Stored data entries:
__________

c3sc_amd/csrc/inst_car7d_fpp.hip:

```cpp
#include "launch_fpw.hpp"
#include "launch_fpp.hpp"
#include "models.hpp"
namespace c3sc {
#define REG7P(RP)                                  \
    C3SC_REG_FPP1(C3SC_MODEL_CAR7D, RP, 0, Car7D)  \
    C3SC_REG_FPP1(C3SC_MODEL_CAR7D, RP, 1, Car7D)  \
    C3SC_REG_FPP1(C3SC_MODEL_CAR7D, RP, 2, Car7D)  \
    C3SC_REG_FPP1(C3SC_MODEL_CAR7D, RP, 3, Car7D)  \
    C3SC_REG_FPP1(C3SC_MODEL_CAR7D, RP, 4, Car7D)  \
    C3SC_REG_FPP1(C3SC_MODEL_CAR7D, RP, 5, Car7D)  \
    C3SC_REG_FPP1(C3SC_MODEL_CAR7D, RP, 6, Car7D)
#define CAR7_MAP(K, MERGED, NVEC)                                                                   \
    static_assert(PairPark<Car7D, K>::merged() == (MERGED), "car7d: merged dimensions of K = " #K); \
    static_assert(PairMap<Car7D, K>::nv() == (NVEC), "car7d: folded vectors of K = " #K);
CAR7_MAP(0, 0x1Eu, 5)
CAR7_MAP(1, 0x1Du, 6)
CAR7_MAP(2, 0x18u, 9)
CAR7_MAP(3, 0x04u, 11)
CAR7_MAP(4, 0x0Bu, 7)
CAR7_MAP(5, 0x0Fu, 5)
CAR7_MAP(6, 0x17u, 5)
C3SC_FPP_TABLE3(Car7D, 10)
#define CAR7_PLAN3(K, ROUNDS, PRODUCTS)                                                                                  \
    static_assert(PairMap<Car7D, K, true, true>::plan().staged == (ROUNDS), "car7d: three-core staging rounds of K = " #K); \
    static_assert(PairMap<Car7D, K, true, true>::plan().products == (PRODUCTS), "car7d: three-core products of K = " #K);
CAR7_PLAN3(0, 3, 24)
CAR7_PLAN3(1, 2, 16)
CAR7_PLAN3(2, 1, 8)
CAR7_PLAN3(3, 0, 0)
CAR7_PLAN3(4, 1, 6)
CAR7_PLAN3(5, 2, 8)
CAR7_PLAN3(6, 3, 16)
REG7P(4)
REG7P(10)
}
```

c3sc_amd/csrc/kernel_fiber_pair.hpp:

```cpp
#pragma once
#include <utility>

#include "fold_lds.hpp"

#ifndef FPP_CGD
#define FPP_CGD 3
#endif
#ifndef FPP_PIPE2
#define FPP_PIPE2 1
#endif
#ifndef FPP_CG
#define FPP_CG 1
#endif
#ifndef FPP_NV
#define FPP_NV 4
#endif

#ifndef FPP_DIRECT_MAXD
#define FPP_DIRECT_MAXD 3
#endif
#ifndef FPP_EDGE_TABLES
#define FPP_EDGE_TABLES 1
#endif

#ifndef FPP_NODE_SPLIT
#define FPP_NODE_SPLIT 1
#endif
#ifndef FPP_NODE_SPLIT_VGPRS
#define FPP_NODE_SPLIT_VGPRS 140
#endif

namespace c3sc {

constexpr int FPP_THREADS = 128;

template <class Model, int RP>
__host__ __device__ constexpr bool fpp_direct() { return Model::D <= FPP_DIRECT_MAXD && RP <= 8; }

template <class Model, int RP>
__host__ __device__ constexpr bool fpp_edge_tables() { return FPP_EDGE_TABLES && !fpp_direct<Model, RP>() && Model::D >= 4; }

template <int RP>
__device__ __forceinline__ void load_row16(const double *__restrict__ p, double (&r)[RP])
{
    typedef double v2d __attribute__((ext_vector_type(2)));
#pragma unroll
    for (int i = 0; i < RP / 2; i++) {
        const v2d v = *reinterpret_cast<const v2d *>(p + 2 * i);
        r[2 * i] = v.x;
        r[2 * i + 1] = v.y;
    }
}

template <int RP, int NW, int FIRST, int COUNT, bool ROWVEC>
__device__ inline void apply_core_and(const double *G, double (&W)[NW][RP], double (&E)[RP])
{
    constexpr int N1 = COUNT >= FPP_NV - 1 ? FPP_NV - 1 : COUNT;
    double tmp[N1 + 1][RP];
#pragma unroll
    for (int a = 0; a < RP; a++) tmp[0][a] = E[a];
#pragma unroll
    for (int s = 0; s < N1; s++)
// ... 249 lines not shown
    {
        if (PK::merged() == 0u) return pair_owner<K>(it);
        int load[2] = {0, 0}, own[NIT] = {};
        bool done[NIT] = {};
        for (int n = 0; n < NIT; n++) {
            int best = -1;
            for (int q = 0; q < NIT; q++)
                if (valid(q) && !done[q] && (best < 0 || cost(q) > cost(best))) best = q;
            if (best < 0) break;
            const int h = load[1] < load[0] ? 1 : 0;
            own[best] = h;
            load[h] += cost(best);
            done[best] = true;
        }
        return own[it];
    }
    template <int H>
    __host__ __device__ static constexpr int lslot(int it)
    {
        return (it == UL || it < K) ? SL::template slot<H>(it) : SR::template slot<H>(it);
    }
};

__host__ __device__ constexpr bool fpp_node_split_optout(int d, int rp, int k) { return rp < 10 || (d == 7 && rp == 10 && k == 4); }
template <class Model, int RP, int K>
__host__ __device__ constexpr bool fpp_node_split()
{
    if constexpr (!FPP_NODE_SPLIT || fpp_direct<Model, RP>()) return false;
    else
        return PairPark<Model, K>::merged() != 0u && PairMap<Model, K>::nv() * RP * 2 <= FPP_NODE_SPLIT_VGPRS &&
               !fpp_node_split_optout(Model::D, RP, K);
}

template <class Model, int K>
struct PairPre {
    static constexpr unsigned MASK = PairPark<Model, K>::merged(), RATES = PairPark<Model, K>::rates();
    const double *PX;
    int lane;
    double pvc;
    __device__ inline double q() const { return PX[PairPark<Model, K>::row_q() * 64 + lane]; }
    __device__ inline double pv() const { return pvc; }
    __device__ inline double pm(int m) const { return PX[PairPark<Model, K>::row_pm(m) * 64 + lane]; }
    __device__ inline double pp(int m) const { return PX[(PairPark<Model, K>::row_pm(m) + 1) * 64 + lane]; }
};
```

__________

Reply with one number only: the count of lines in the entries that contain "ROUNDS".

2